Class JoinerDelay

java.lang.Object
org.apache.sling.discovery.oak.JoinerDelay
All Implemented Interfaces:
ClusterSyncService

public class JoinerDelay extends Object implements ClusterSyncService
The JoinerDelay is an ClusterSyncService used in the sync chain and got introduced as part of SLING-10489.

With SLING-10489 new-joining instances are ignored/suppressed by existing instances in the cluster as long as they are potentially only partially started up. The definition of partial-vs-full is the when everything is written and the consistencyService (sync) would succeed. In other words it includes: lease update / idMap / leaderElectionId / syncToken. It is undefined how long a startup lasts and to avoid blocking other instances from operating under a well-defined topology, the notion of ignoring/suppressing partially started instances has been introduced.

Generally speaking there are the following different cases wrt changes in the local cluster:

  • only properties change -> that is handled separately already and not interesting here
  • only leaving instances -> not interesting for this problem
  • only joining instances: in this case, these joining instances get ignored/suppressed until they are fully started and have written all needed discovery data. Until that has happened, the existing instances don't do anything discovery-related yet, ie they don't store syncToken yet neither. Thus, the newly joined instances, once they are finished with the startup, they would have to wait for the existing ones to yet take note of their full startup, of them writing their own sync token, so that the new-joiners can see those sync tokens and finish.
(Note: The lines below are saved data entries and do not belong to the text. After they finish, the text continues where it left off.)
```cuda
#ifndef B200_EMULATE
#define B200_CUDA(call)                                                                            \
  do {                                                                                             \
    cudaError_t e_ = (call);                                                                       \
    if (e_ != cudaSuccess)                                                                         \
      ::b200::die(cudaGetErrorString(e_), __FILE__, __LINE__);                                     \
  } while (0)

typedef cudaStream_t stream_t;

template <class Body, class = void> struct MinBlocks {
  static constexpr int value = 1;
};
template <class Body> struct MinBlocks<Body, decltype((void)Body::kMinBlocks)> {
  static constexpr int value = Body::kMinBlocks;
};
template <class Body>
__global__ void __launch_bounds__(Body::kBlock, MinBlocks<Body>::value) k_run(Body body, u64 n) {
  u64 tid = (u64)blockIdx.x * blockDim.x + threadIdx.x;
  if (tid < n)
    body(tid);
}

struct LaunchCounter {
  static std::atomic<unsigned long long>& value() {
    static std::atomic<unsigned long long> v{0};
    return v;
  }
};

template <class Body> inline void launch(const Body& body, u64 n, stream_t s) {
  if (n == 0)
    return;
  u64 blocks = (n + Body::kBlock - 1) / Body::kBlock;
  B200_REQUIRE(blocks < (1ull << 31), "grid too large");
  k_run<Body><<<(unsigned)blocks, Body::kBlock, 0, s>>>(body, n);
  B200_CUDA(cudaGetLastError());
  ++LaunchCounter::value();
}
template <class Body> __global__ void __launch_bounds__(Body::kBlock) k_block(Body body) {
  extern __shared__ __align__(16) unsigned char smem[];
  body.run(blockIdx.x, smem);
}
template <class Body>
inline void launch_blocks(const Body& body, u64 blocks, size_t smem_bytes, stream_t s) {
  if (blocks == 0)
    return;
  B200_REQUIRE(blocks < (1ull << 31), "grid too large");
  static thread_local size_t raised = 48 * 1024;
  if (smem_bytes > raised) {
    B200_CUDA(cudaFuncSetAttribute(k_block<Body>, cudaFuncAttributeMaxDynamicSharedMemorySize,
                                   (int)smem_bytes));
    raised = smem_bytes;
  }
  k_block<Body><<<(unsigned)blocks, Body::kBlock, smem_bytes, s>>>(body);
  B200_CUDA(cudaGetLastError());
  ++LaunchCounter::value();
}
inline void* dev_alloc(size_t bytes, stream_t s) {
  void* p = nullptr;
  B200_CUDA(cudaMallocAsync(&p, bytes ? bytes : 16, s));
  return p;
}
inline void dev_free(void* p, stream_t s) {
  if (p)
    B200_CUDA(cudaFreeAsync(p, s));
}
inline void dev_zero(void* p, size_t bytes, stream_t s) { B200_CUDA(cudaMemsetAsync(p, 0, bytes, s)); }
inline void copy_h2d(void* d, const void* h, size_t bytes, stream_t s) {
  if (bytes)
    B200_CUDA(cudaMemcpyAsync(d, h, bytes, cudaMemcpyHostToDevice, s));
}
inline void copy_d2h(void* h, const void* d, size_t bytes, stream_t s) {
  if (bytes)
    B200_CUDA(cudaMemcpyAsync(h, d, bytes, cudaMemcpyDeviceToHost, s));
}
inline void copy_d2d(void* d, const void* s_, size_t bytes, stream_t s) {
  if (bytes)
    B200_CUDA(cudaMemcpyAsync(d, s_, bytes, cudaMemcpyDeviceToDevice, s));
}
inline void stream_sync(stream_t s) { B200_CUDA(cudaStreamSynchronize(s)); }
inline void stream_follow(stream_t later, stream_t earlier) {
  static thread_local cudaEvent_t ring[64];
  static thread_local unsigned next = 0;
  cudaEvent_t& e = ring[next++ % 64];
  if (!e)
    B200_CUDA(cudaEventCreateWithFlags(&e, cudaEventDisableTiming));
  B200_CUDA(cudaEventRecord(e, earlier));
  B200_CUDA(cudaStreamWaitEvent(later, e, 0));
}

inline stream_t aux_stream() {
  static thread_local cudaStream_t s = nullptr;
  if (!s)
    B200_CUDA(cudaStreamCreateWithFlags(&s, cudaStreamNonBlocking));
  return s;
}

struct StagingRing {
  static constexpr size_t kSlotBytes = 65536, kSlots = 128;
  unsigned char* base = nullptr;
  cudaEvent_t done[kSlots];
  size_t next = 0;
  static StagingRing& get() {
    static thread_local StagingRing r;
    return r;
  }
  void* stage(stream_t s, const void* host, size_t bytes) {
    void* d = dev_alloc(bytes, s);
    if (bytes > kSlotBytes) {
      copy_h2d(d, host, bytes, s);
      stream_sync(s);
      return d;
    }
    if (!base) {
      B200_CUDA(cudaHostAlloc((void**)&base, kSlotBytes * kSlots, cudaHostAllocDefault));
      for (auto& e : done) {
        B200_CUDA(cudaEventCreateWithFlags(&e, cudaEventDisableTiming));
      }
    }
    size_t slot = next++ % kSlots;
    B200_CUDA(cudaEventSynchronize(done[slot]));
    std::memcpy(base + slot * kSlotBytes, host, bytes);
    B200_CUDA(cudaMemcpyAsync(d, base + slot * kSlotBytes, bytes, cudaMemcpyHostToDevice, s));
    B200_CUDA(cudaEventRecord(done[slot], s));
    return d;
  }
};
inline void* stage_to_device(stream_t s, const void* host, size_t bytes) {
  return StagingRing::get().stage(s, host, bytes);
}

struct KernelTimer {
  bool enabled = false;
  std::vector<std::pair<cudaEvent_t, cudaEvent_t>> spans;
  static KernelTimer& get() {
    static thread_local KernelTimer t;
    return t;
  }
  void begin(stream_t s) {
    if (!enabled)
      return;
    cudaEvent_t a, b;
    B200_CUDA(cudaEventCreate(&a));
    B200_CUDA(cudaEventCreate(&b));
    B200_CUDA(cudaEventRecord(a, s));
    spans.emplace_back(a, b);
  }
  void end(stream_t s) {
    if (!enabled)
      return;
    B200_CUDA(cudaEventRecord(spans.back().second, s));
  }
  void read(float* total_ms, unsigned* count) {
    float tot = 0;
    for (auto& sp : spans) {
      float ms = 0;
      B200_CUDA(cudaEventSynchronize(sp.second));
      B200_CUDA(cudaEventElapsedTime(&ms, sp.first, sp.second));
      tot += ms;
      B200_CUDA(cudaEventDestroy(sp.first));
      B200_CUDA(cudaEventDestroy(sp.second));
    }
    *total_ms = tot;
    *count = (unsigned)spans.size();
    spans.clear();
  }
};
template <class T> B200_HD T atomic_add(T* p, T v) {
#ifdef __CUDA_ARCH__
  return atomicAdd(p, v);
#else
  T old = *p;
  *p = old + v;
  return old;
#endif
}
#define B200_ATOMIC_ADD(ptr, v) ::b200::atomic_add((ptr), (v))
#else
typedef int stream_t;
struct LaunchCounter {
  static unsigned long long& value() {
    static unsigned long long v = 0;
    return v;
  }
};
template <class Body> inline void launch(const Body& body, u64 n, stream_t) {
  for (u64 t = 0; t < n; ++t)
    body(t);
  ++LaunchCounter::value();
}
inline void* dev_alloc(size_t bytes, stream_t) { return std::malloc(bytes ? bytes : 16); }
inline void dev_free(void* p, stream_t) { std::free(p); }
inline void dev_zero(void* p, size_t bytes, stream_t) { std::memset(p, 0, bytes); }
inline void copy_h2d(void* d, const void* h, size_t bytes, stream_t) { std::memcpy(d, h, bytes); }
inline void copy_d2h(void* h, const void* d, size_t bytes, stream_t) { std::memcpy(h, d, bytes); }
inline void copy_d2d(void* d, const void* s_, size_t bytes, stream_t) { std::memcpy(d, s_, bytes); }
inline void stream_sync(stream_t) {}
inline void stream_follow(stream_t, stream_t) {}
inline stream_t aux_stream() { return 0; }
inline void* stage_to_device(stream_t s, const void* host, size_t bytes) {
  void* d = dev_alloc(bytes, s);
  std::memcpy(d, host, bytes);
  return d;
}
struct KernelTimer {
  static KernelTimer& get() {
    static KernelTimer t;
    return t;
  }
  void begin(stream_t) {}
  void end(stream_t) {}
};
template <class T> inline T emul_atomic_add(T* p, T v) {
  T old = *p;
  *p = old + v;
  return old;
}
#define B200_ATOMIC_ADD(ptr, v) ::b200::emul_atomic_add((ptr), (v))
#endif

}
```
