ScanExchangeArgs scan_args(airband_hip_handle* h) {
    ScanExchangeArgs a;
    a.cc = h->d_cc.p;
    a.cs = h->d_cs.p;
    a.sqbuf = h->d_sqbuf.p;
    a.bank_cc = h->d_bank_cc.p;
    a.bank_cs = h->d_bank_cs.p;
    a.bank_sq = h->d_bank_sq.p;
    a.cs_mask = h->d_scan_mask.p;
    a.cc_mask = h->d_scan_mask.p + AB_CS_DWORDS;
    a.sw = nullptr;
    a.n_switch = 0;
// ... 136 lines not shown
    da.sq_key = h->d_sq_key.p;
    da.perm = (h->regroup && h->regroup_mode == 3) ? h->d_perm.p : nullptr;
    if (!h->plan.scan.empty()) {
        const int rc = scan_before_demod(h, s);
        if (rc != AIRBAND_HIP_OK) return rc;
    }
    hipStream_t side[3] = {h->side[0], h->side[1], h->side[2]};
    hipEvent_t fork_ev[4] = {h->fork_ev[0], h->fork_ev[1], h->fork_ev[2], h->fork_ev[3]};
    launch_demod(da, h->kind_first_block, h->kind_n_blocks, s, (h->flags & AIRBAND_HIP_FLAG_SERIAL_DEMOD) ? nullptr : side, fork_ev);
    if (h->any_afc && h->afc_spectrum_valid) {
        const bool tables = h->use_dft || h->use_f32;
        if (tables) (void)hipStreamWaitEvent(s, h->ev_spec[1], 0);
        const int epoch = (int)(h->batches_done % 0x7fffffff) + 1;
        launch_afc(h->d_cc.p, h->d_cs.p, h->d_spectrum.p, h->N, h->n_slots, tables ? h->d_bset_bin.p + (size_t)h->plan.n_bsets * 8 : nullptr, epoch, s);
        if (tables) launch_retune_tables(h, s, epoch);
        launch_axc(h->d_cc.p, h->d_cs.p, h->d_slot_to_ext.p, h->d_out_axc.p, h->n_slots, s);
    }
    (void)hipEventRecord(ev[3], s);
    if (h->d_out_iq.p) {
        EmitArgs ea;
        ea.iq_out = h->d_iq_out.p;
        ea.slot_to_ext = h->d_slot_to_ext.p;
        ea.out_iq = h->d_out_iq.p;
        ea.n_slots = h->n_slots;
        ea.wave_batch = h->B;
        launch_emit_iq(ea, s);
    }
    if (h->mix.n_mixers > 0) launch_mix(mix_args(h), s);
    if (h->gate.max_rows > 0) launch_gate(gate_args(h), s);
    (void)hipEventRecord(ev[4], s);
    hipError_t e = hipGetLastError();
    if (e != hipSuccess) return fail(h, AIRBAND_HIP_ERUNTIME, std::string("kernel launch: ") + hipGetErrorString(e));
    h->row0 = (h->row0 + h->B) % h->R;
    h->batches_done++;
    if (h->results_ready) h->overruns++;
    h->results_ready = true;
    harvest_timings(h, false);
    return AIRBAND_HIP_OK;
}

hipError_t write_mix_input(airband_hip_handle* h, int k) {
    const int ch = h->mix.chan_host[k];
    const int v = (h->mix.user_on[k] && h->dev_enabled[h->plan.cc[ch].dev]) ? ch : -1;
    hipError_t e = hipMemcpyAsync(h->mix.d_chan.p + k, &v, sizeof(int), hipMemcpyHostToDevice, h->stream);
    if (e != hipSuccess) return e;
    return hipStreamSynchronize(h->stream);
}


int prep_streams(airband_hip_handle* h) {
    HIP_TRY(PREPARING, hipSetDevice(h->hip_device), AIRBAND_HIP_ENODEV);
    int prio_lo = 0, prio_hi = 0;
    (void)hipDeviceGetStreamPriorityRange(&prio_lo, &prio_hi);
    HIP_TRY(PREPARING, hipStreamCreateWithPriority(&h->stream.v, hipStreamNonBlocking, prio_hi), AIRBAND_HIP_ENODEV);
    for (auto& set : h->evp)
        for (auto& e : set) HIP_TRY(PREPARING, hipEventCreate(&e.v), AIRBAND_HIP_ENODEV);
    if (h->pipeline) {
        HIP_TRY(PREPARING, hipStreamCreateWithFlags(&h->front.v, hipStreamNonBlocking), AIRBAND_HIP_ENODEV);
        HIP_TRY(PREPARING, h->ev_in.ensure(), AIRBAND_HIP_ENODEV);
        HIP_TRY(PREPARING, h->ev_back.ensure(), AIRBAND_HIP_ENODEV);
        for (auto& e : h->front_done) HIP_TRY(PREPARING, e.ensure(), AIRBAND_HIP_ENODEV);
    }
    for (auto& e : h->fork_ev) HIP_TRY(PREPARING, e.ensure(), AIRBAND_HIP_ENODEV);
    for (auto& st : h->side) HIP_TRY(PREPARING, hipStreamCreateWithPriority(&st.v, hipStreamNonBlocking, prio_lo), AIRBAND_HIP_ENODEV);
    return AIRBAND_HIP_OK;
}

int kind_of(const ChanConst& c) {
    if (c.flags & AB_F_IQ_OUT) return AB_KIND_GENERIC;
    const bool nfm = c.flags & AB_F_NFM, raw = c.flags & AB_F_RAW_IQ, lp = c.flags & AB_F_LOWPASS, ct = c.flags & AB_F_CTCSS;
    if (!nfm) return (!raw && !ct) ? AB_KIND_AM : AB_KIND_GENERIC;
    if (ct && lp) return AB_KIND_GENERIC;
    return ct ? AB_KIND_NFM_CTCSS : lp ? AB_KIND_NFM_LOWPASS : AB_KIND_NFM;
}

std::vector<int> channel_kinds(const Plan& p) {
    std::vector<int> kind_ext(p.total_ch);
    for (int e = 0; e < p.total_ch; e++) kind_ext[e] = kind_of(p.cc[e]);
    for (const ScanList& sl : p.scan) {
        int k = kind_of(p.scan_cc[sl.first_entry]);
        for (int f = 1; f < sl.n; f++)
            if (kind_of(p.scan_cc[sl.first_entry + f]) != k) k = AB_KIND_GENERIC;
        if (k == AB_KIND_NFM_LOWPASS && sl.n > 1) k = AB_KIND_GENERIC;
        kind_ext[sl.ext] = k;
    }
    return kind_ext;
}

void prep_slots(airband_hip_handle* h, std::vector<ChanState>& cs_slots, std::vector<uint8_t>& block_kind) {
    const Plan& p = h->plan;
    std::vector<ChanConst>& cc_slots = h->cc_slots;
    h->ext_to_slot.assign(p.total_ch, -1);
    const std::vector<int> kind_ext = channel_kinds(p);
    std::vector<uint8_t> isolated(p.total_ch, 0);
// ... 6 lines not shown
    pad_c.ct_slot = -1;
    pad_s.axc = ' ';
    auto pad_block = [&]() {
        while (cc_slots.size() % AB_SLOT_BLOCK) {
            h->slot_to_ext.push_back(-1);
            cc_slots.push_back(pad_c);
            cs_slots.push_back(pad_s);
        }
    };
    for (int k = 0; k < AB_KIND_COUNT; k++) {
        bool any = false;
        for (int pass = 0; pass < 2; pass++)
            for (int e = 0; e < p.total_ch; e++) {
                if (kind_ext[e] != k || isolated[e] != pass) continue;
                any = true;
                if (pass) pad_block();
                h->ext_to_slot[e] = (int)cc_slots.size();
                h->slot_to_ext.push_back(e);
                cc_slots.push_back(p.cc[e]);
                cs_slots.push_back(p.cs0[e]);
            }
        if (!any) continue;
        pad_block();
        h->kind_first_block[k] = (int)block_kind.size();
        while (block_kind.size() < cc_slots.size() / AB_SLOT_BLOCK) block_kind.push_back((uint8_t)k);
        h->kind_n_blocks[k] = (int)block_kind.size() - h->kind_first_block[k];
    }
    h->n_slots = (int)cc_slots.size();
}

So this case is perfectly fine simply with ignoring/suppressing.
  • some leaving, some joining instances: it is this case which is a bit more tricky: with SLING-10489 the joining instances are now ignored/suppressed until they are fully started, so upon a cluster change they don't trigger any discovery activity on the existing instances. However, because there are also some instances leaving, the existing instances will take note of a cluster change and *therefore* update the syncToken etc. In that case, we have a new situation: the cluster change has been announced in the existing instances, the existing instances wrote their new sync token, but the new-joiners are still partially starting up. Let's say now the new-joiners finish their startup, so they write down the sync token. In that very moment the following happens concurrently: (a) the new-joiners check the topology and notice that everybody else already wrote the new sync token, so they can immediately go ahead and do a TOPOLOGY_INIT. (b) the existing instances just now stop ignoring/suppressing the new-joiners and then go through the consistencyService/syncing - but before they can do that, they have to inform existing listeners with a TOPOLOGY_CHANGING. Since that might take a while, it is realistic that the new-joiner already thinks they are in the new topology *while* the existing ones haven't received a TOPOLOGY_CHANGING event yet. And voila, we have a sort of short-lived split-brain. Now usually this should really only be very short-lived, as all that is holding back is TopologyEventListeners reacting to TOPOLOGY_CHANGING - plus then some repository writes. So all of that shouldn't take too long. But it could be a few seconds. And the aim of discovery is to provide guarantees that there are never different topologies in the , aehm .., topology. Now to fix this, we'd have to probably do another synching, which would be unfeasibly complicated. But there's a rather simple way out: we can artificially delay the new-joiners from sending their very first TOPOLOGY_INIT. That way, if that delay is bigger than the above described race-condition, things would be fine. And that's what this JoinerDelay is about : delay new-joiner's TOPOLOGY_INIT.
  • Constructor Details

    • JoinerDelay

      public JoinerDelay(long timeoutMs, Scheduler scheduler)
  • Method Details

    • sync

      public void sync(BaseTopologyView view, Runnable callback)
      Description copied from interface: ClusterSyncService
      Starts the synchronization process and calls the provided callback upon completion.

      sync() is not thread-safe and should not be invoked concurrently.

      If sync() gets called before a previous invocation finished, that previous invocation will be discarded, ie the callback of the previous invocation will no longer be called.

      The synchronization process consists of making sure that the repository has processed any potential backlog of instances that are no longer part of the provided, new view. Plus it writes a 'sync-token' to a well-defined location, with all peers doing the same, and upon seeing all other sync-tokens declares successful completion - at which point it calls the callback.run().

      Specified by:
      sync in interface ClusterSyncService
      Parameters:
      view - the view which all instances in the local cluster should agree on having seen
      callback - the runnable which should be called after successful syncing
    • cancelSync

      public void cancelSync()
      Specified by:
      cancelSync in interface ClusterSyncService